━━━ INPUT MATERIAL
template <typename R>
DN_DEV void observe_columns_lin(const DnParams &p, const DnConsts<R> &c, const Flight<R> &fl, float o[DN_OBS_DIM])
{
    o[0] = (float)(fl.px * c.inv_dim[0]);
    o[1] = (float)(fl.py * c.inv_dim[1]);
    o[2] = (float)(fl.pz * c.inv_dim[2]);
    const float third32 = (float)K<R>::THIRD;
    const float v6 = (float)((R)fl.vx * K<R>::THIRD), v7 = (float)((R)fl.vy * K<R>::THIRD), v8 = (float)((R)fl.vz * K<R>::THIRD);
    o[6] = __builtin_amdgcn_fmed3f(v6, -1.0f, 1.0f);
    o[7] = __builtin_amdgcn_fmed3f(v7, -1.0f, 1.0f);
    o[8] = __builtin_amdgcn_fmed3f(v8, -third32, third32);
    if (__builtin_expect(__ballot(__builtin_isunordered(v6, v7) || v8 != v8) != 0ull, 0)) {
        o[6] = v6 != v6 ? v6 : o[6]; o[7] = v7 != v7 ? v7 : o[7]; o[8] = v8 != v8 ? v8 : o[8];
    }
    o[12] = p.include_distance ? (float)((R)fl.d_e * c.inv_max_target_dist) : 0.0f;
}
template <typename R>
DN_DEV void observe_columns_att(const Flight<R> &fl, float o[DN_OBS_DIM])
{
    const float roll32 = atan2_fast32(fl.roll_num32, fl.roll_den32), pitch32 = fl.pitch32, yaw32 = fl.yaw32;
    const float inv_pi32 = (float)K<R>::INV_PI;
    o[3] = roll32 * inv_pi32;
    o[4] = pitch32 * inv_pi32;
    o[5] = yaw32 * inv_pi32;
    const float w2f = __builtin_fmaf(fl.wz, fl.wz, __builtin_fmaf(fl.wy, fl.wy, fl.wx * fl.wx));
    const float rw32 = w2f != 0.0f ? __builtin_amdgcn_rsqf(w2f) : 0.0f;
    o[9] = fl.wx * rw32; o[10] = fl.wy * rw32; o[11] = fl.wz * rw32;
    if (__builtin_expect(w2f < 1e-30f && (fl.wx != 0.0f || fl.wy != 0.0f || fl.wz != 0.0f), 0)) {
        const R w2 = FM<R>::fma((R)fl.wz, (R)fl.wz, FM<R>::fma((R)fl.wy, (R)fl.wy, (R)fl.wx * (R)fl.wx));
        const R rw = FM<R>::rsq_f32grade(w2);
        o[9] = (float)((R)fl.wx * rw); o[10] = (float)((R)fl.wy * rw); o[11] = (float)((R)fl.wz * rw);
    }
}
template <typename R>
DN_DEV void observe_columns(const DnParams &p, const DnConsts<R> &c, const Flight<R> &fl, float o[DN_OBS_DIM])
{
    observe_columns_lin<R>(p, c, fl, o);
    observe_columns_att<R>(fl, o);
}
template <typename R> struct RewardPre {
    R r0;
    R s_lin, s_ang;
    bool pen_lin, pen_ang, found_now, last_gate;
};
template <typename R> struct Smooth {
    R s;
    bool pen;
};
template <typename R>
DN_DEV Smooth<R> smooth_term(const float ex, const float ey, const float ez, const float4 P, const R lim2)
{
    const R lx = (R)ex - (R)P.x, ly = (R)ey - (R)P.y, lz = (R)ez - (R)P.z;
    const R a2 = FM<R>::fma(lz, lz, FM<R>::fma(ly, ly, lx * lx));
    Smooth<R> o;
    o.pen = a2 > lim2;
    o.s = R(0.0);
    if (o.pen) o.s = (R)__builtin_amdgcn_sqrtf((float)a2);
    return o;
}
template <typename R>
DN_DEV void reward_entry_core(const DnParams &p, const DnConsts<R> &c, const Flight<R> &fl, RewardPre<R> &q)
{
    q.found_now = (R)fl.d_e <= c.threshold;
    q.last_gate = fl.idx_e + 1 == p.num_waypoints;
    const R gain = fl.just_found_e ? R(0.0) : ((R)fl.dprev_e - (R)fl.d_e) * R(3000.0);
    q.r0 = FM<R>::fma(R(3.0), (R)__builtin_amdgcn_exp2f((float)(R(-2.0 * 1.4426950408889634) * (R)fl.d_e)), gain);
}
template <typename R>
DN_DEV RewardPre<R> reward_entry(const DnParams &p, const DnConsts<R> &c, const Flight<R> &fl, const float4 G4, const float4 G5)
{
    RewardPre<R> q;
    reward_entry_core<R>(p, c, fl, q);
    const Smooth<R> sl = smooth_term<R>(fl.vex, fl.vey, fl.vez, G4, R(0.7) * R(0.7));
    const Smooth<R> sa = smooth_term<R>(fl.aex, fl.aey, fl.aez, G5, R(0.3) * R(0.3));
    q.pen_lin = sl.pen; q.pen_ang = sa.pen;
    q.s_lin = sl.s; q.s_ang = sa.s;
    return q;
}
template <typename R>
DN_DEV int reward_orientation(const DnParams &p, const R *s_tab, const Flight<R> &fl, const bool found_now, const bool last_gate)
{
    const int idx_ori = (found_now && !last_gate) ? fl.idx_e + 1 : fl.idx_e;
    return orientation_reward<R>(fl.fwx, fl.fwy, fl.fwz, fl.px, fl.py, fl.pz, s_tab + idx_ori * DN_T_STRIDE);
}
template <typename R>
DN_DEV void reward_assemble(const RewardPre<R> &q, const int ori, R &r_normal, float &r_found32)
{
    float r32 = 0.0f;
    if (q.last_gate) r32 = r32 + 200.0f;
    else { r32 = r32 + 75.0f; r32 = r32 + (float)(ori * 5); }
    r_found32 = r32;
    R r = q.r0 + (R)(ori * 3);
    if (q.pen_lin) r = r - q.s_lin;
    if (q.pen_ang) r = r - q.s_ang;
    r_normal = r;
}
template <typename R>
DN_DEV void reward_pose(const DnParams &p, const R *s_tab, const Flight<R> &fl, const RewardPre<R> &q, R &r_normal, float &r_found32)
{
    reward_assemble<R>(q, reward_orientation<R>(p, s_tab, fl, q.found_now, q.last_gate), r_normal, r_found32);
}
template <typename R>
DN_DEV void reward_candidates(const DnParams &p, const DnConsts<R> &c, const R *s_tab, const Flight<R> &fl, const float4 G4,
                              const float4 G5, R &r_normal, float &r_found32)
{
    const RewardPre<R> q = reward_entry<R>(p, c, fl, G4, G5);
    reward_pose<R>(p, s_tab, fl, q, r_normal, r_found32);
}
template <typename R, bool NORM, bool NOISE, bool SENS = false, bool PRIV = false, bool GOAL = false>
DN_DEV Observed<R> observe_phase(const DnParams &p, const DnConsts<R> &c, const R *s_tab, const Flight<R> &fl,
                                 const float4 G4, const float4 G5, const unsigned long long gid, const unsigned long long step_count,
                                 Rms &rms, SensCtx *sx = nullptr, const PrivCtx *px = nullptr, const GoalCtx<R> *gx = nullptr)
{
    Observed<R> ob;
    observe_columns<R>(p, c, fl, ob.o);
    if constexpr (PRIV) priv_true_obs(*px, ob.o);
    reward_candidates<R>(p, c, s_tab, fl, G4, G5, ob.r_normal, ob.r_found32);
    if (NOISE && p.obs_noise_sigma > 0.0f) add_obs_noise(p, gid, step_count, 1u, ob.o);
    if constexpr (SENS) sens_deliver(*sx, step_count, ob.o);
    if constexpr (GOAL) goal_observe<R>(*gx, p, c, ob.o);
    if (NORM) normalize_obs(rms, ob.o);
// ... 64 lines not shown

struct __attribute__((packed, aligned(4))) ObsQuad { float x, y, z, w; };
DN_DEV void store_obs_direct(float *row, const float o[DN_OBS_DIM])
{
    *reinterpret_cast<ObsQuad *>(row) = ObsQuad{o[0], o[1], o[2], o[3]};
    *reinterpret_cast<ObsQuad *>(row + 4) = ObsQuad{o[4], o[5], o[6], o[7]};
    *reinterpret_cast<ObsQuad *>(row + 8) = ObsQuad{o[8], o[9], o[10], o[11]};
    row[12] = o[12];
}
DN_DEV float ret_lo(const float hi, const int lenword)
{
    const int eb = (__float_as_int(hi) >> 23) & 0xFF;
    return (float)(lenword >> 24) * __int_as_float((eb > 31 ? eb - 31 : 0) << 23);
}
DN_DEV int ret_lo_byte(const double ep_ret, const float hi)
{
    const int eb = (__float_as_int(hi) >> 23) & 0xFF;
    const bool ok = eb > 31 && eb < 255;
    const float inv = __int_as_float((ok ? 285 - eb : 127) << 23);
    const double q = __builtin_rint((ep_ret - (double)hi) * (double)inv);
    const int k = (int)fmin(fmax(q, -128.0), 127.0);
    return ok ? (k & 0xFF) : 0;
}
template <typename R, bool REW>
DN_DEV void report_scalars(const DnParams &p, const DnConsts<R> &c, const StepOut &out, const Flight<R> &fl, const Verdict<R> &v,
                           const R r_normal, const float r_found32, const unsigned li, const unsigned lane, const bool active,
                           float4 &G4, float4 &G5, StatAcc &acc, RewNorm &rn)
{
    const bool coll1 = v.coll1 != 0, terminated = v.terminated != 0, truncated = fl.truncated != 0;
    const bool found_now = !coll1 && (R)fl.d_e <= c.threshold;
    const bool is_done = found_now && fl.idx_e + 1 == p.num_waypoints;
    const int found = fl.idx_e + (found_now ? 1 : 0);
    const bool done = terminated || truncated;
    R reward;
    if (coll1) reward = R(-10.0);
    else if (found_now) reward = (R)(r_found32 / 25.0f);
    else reward = r_normal * K<R>::INV_25;
    if (REW) reward = (R)reward_wrappers(p, rn, (double)reward, done);
    const int lenword = __float_as_int(G5.w);
    const int eplen_e = lenword & 0xFFFFFF;
    R ep_ret = ((R)G4.w + (R)ret_lo(G4.w, lenword)) + reward;
    int ep_len = eplen_e + 1;
    float4 S4 = G4, S5 = G5;
    if (!terminated) {
        S4 = make_float4(fl.vex, fl.vey, fl.vez, 0.0f);
        S5 = make_float4(fl.aex, fl.aey, fl.aez, 0.0f);
    }
    const unsigned long long done_ballot = __ballot(done && active);
    if (done_ballot != 0ull) {
        const long long fix = fixed6((double)ep_ret);
        if (done) {
            if (active) {
                if (out.ep_return) out.ep_return[li] = (float)ep_ret;
// ... 603 lines not shown
    for (int k = 0; k < 8; ++k) x[k] = m.f64[k][lane];
    f.px = x[0]; f.py = x[1]; f.pz = x[2]; f.qx = x[3]; f.qy = x[4]; f.qz = x[5]; f.qw = x[6];
    v.d_obs = x[7];
    const float4 a = m.f32[0][lane], b = m.f32[1][lane], c = m.f32[2][lane], d = m.f32[3][lane];
    f.vx = a.x; f.vy = a.y; f.vz = a.z; f.wx = a.w; f.wy = b.x; f.wz = b.y; f.vex = b.z; f.vey = b.w;
    f.vez = c.x; f.aex = c.y; f.aey = c.z; f.aez = c.w; f.d_e = d.x; f.dprev_e = d.y;
    const int bits = __float_as_int(d.z), vb = __float_as_int(d.w);
    f.idx_e = bits & 0xFF; f.just_found_e = (bits >> 8) & 1; f.truncated = (bits >> 9) & 1;
    v.coll1 = vb & 1; v.terminated = (vb >> 1) & 1;
}
template <typename R> struct MailA {
    R f64[2][DN_BLOCK];
    float4 f32[4][DN_BLOCK];
};
template <typename R> DN_DEV void post_maila(MailA<R> &m, unsigned lane, const Flight<R> &f, const Verdict<R> &v, const Observed<R> &ob)
{
    m.f64[0][lane] = ob.r_normal; m.f64[1][lane] = v.d_obs;
    const int bits = f.idx_e | (f.truncated << 9) | (v.coll1 << 10) | (v.terminated << 11);
    m.f32[0][lane] = make_float4(ob.o[0], ob.o[1], ob.o[2], ob.o[3]);
    m.f32[1][lane] = make_float4(ob.o[4], ob.o[5], ob.o[6], ob.o[7]);
    m.f32[2][lane] = make_float4(ob.o[8], ob.o[9], ob.o[10], ob.o[11]);
    m.f32[3][lane] = make_float4(ob.o[12], ob.r_found32, f.d_e, __int_as_float(bits));
}
template <typename R> DN_DEV void take_maila(const MailA<R> &m, unsigned lane, Flight<R> &f, Verdict<R> &v, Observed<R> &ob)
{
    ob.r_normal = m.f64[0][lane]; v.d_obs = m.f64[1][lane];
    const float4 a = m.f32[0][lane], b = m.f32[1][lane], c = m.f32[2][lane], d = m.f32[3][lane];
    ob.o[0] = a.x; ob.o[1] = a.y; ob.o[2] = a.z; ob.o[3] = a.w; ob.o[4] = b.x; ob.o[5] = b.y; ob.o[6] = b.z; ob.o[7] = b.w;
    ob.o[8] = c.x; ob.o[9] = c.y; ob.o[10] = c.z; ob.o[11] = c.w; ob.o[12] = d.x;
    ob.r_found32 = d.y; f.d_e = d.z;
    const int bits = __float_as_int(d.w);
    f.idx_e = bits & 0xFF; f.truncated = (bits >> 9) & 1; v.coll1 = (bits >> 10) & 1; v.terminated = (bits >> 11) & 1;
    f.vex = f.vey = f.vez = f.aex = f.aey = f.aez = 0.0f;
}

template <bool XOPT> struct ThrustMailX { double v[9][DN_BLOCK]; };
template <> struct ThrustMailX<false> { double v[1][1]; };
DN_DEV void post_thrust_x(ThrustMailX<true> &m, unsigned lane, const ThrustX &t, const Extras &x)
{
#pragma unroll
    for (int j = 0; j < 4; ++j) { m.v[j][lane] = t.f[j]; m.v[5 + j][lane] = x.rpm[j]; }
    m.v[4][lane] = t.zt;
}
DN_DEV void take_thrust_x(const ThrustMailX<true> &m, unsigned lane, ThrustX &t, Extras &x)
{
#pragma unroll
    for (int j = 0; j < 4; ++j) { t.f[j] = m.v[j][lane]; x.rpm[j] = m.v[5 + j][lane]; }
    t.zt = m.v[4][lane];
}
DN_DEV void post_thrust_x(ThrustMailX<false> &, unsigned, const ThrustX &, const Extras &) {}
DN_DEV void take_thrust_x(const ThrustMailX<false> &, unsigned, ThrustX &, Extras &) {}
template <typename R, bool XOPT> struct ThrustMailP : ThrustMail<R> {};
template <typename R> struct ThrustMailP<R, true> { R v[1][1]; };
template <typename R> DN_DEV void post_thrust(ThrustMailP<R, true> &, unsigned, const Thrust &) {}
template <typename R> DN_DEV Resultant<R> take_thrust(const ThrustMailP<R, true> &, unsigned) { return Resultant<R>(); }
━━━━━━
Please give again the lines above between the line holding "reward_entry_core<R>(p, c, fl, q);" and the line holding "const int idx_ori", inclusive, exactly as they are and with nothing added.

▸ **EXERCISE RESULT**:
    reward_entry_core<R>(p, c, fl, q);
    const Smooth<R> sl = smooth_term<R>(fl.vex, fl.vey, fl.vez, G4, R(0.7) * R(0.7));
    const Smooth<R> sa = smooth_term<R>(fl.aex, fl.aey, fl.aez, G5, R(0.3) * R(0.3));
    q.pen_lin = sl.pen; q.pen_ang = sa.pen;
    q.s_lin = sl.s; q.s_ang = sa.s;
    return q;
}
template <typename R>
DN_DEV int reward_orientation(const DnParams &p, const R *s_tab, const Flight<R> &fl, const bool found_now, const bool last_gate)
{
    const int idx_ori = (found_now && !last_gate) ? fl.idx_e + 1 : fl.idx_e;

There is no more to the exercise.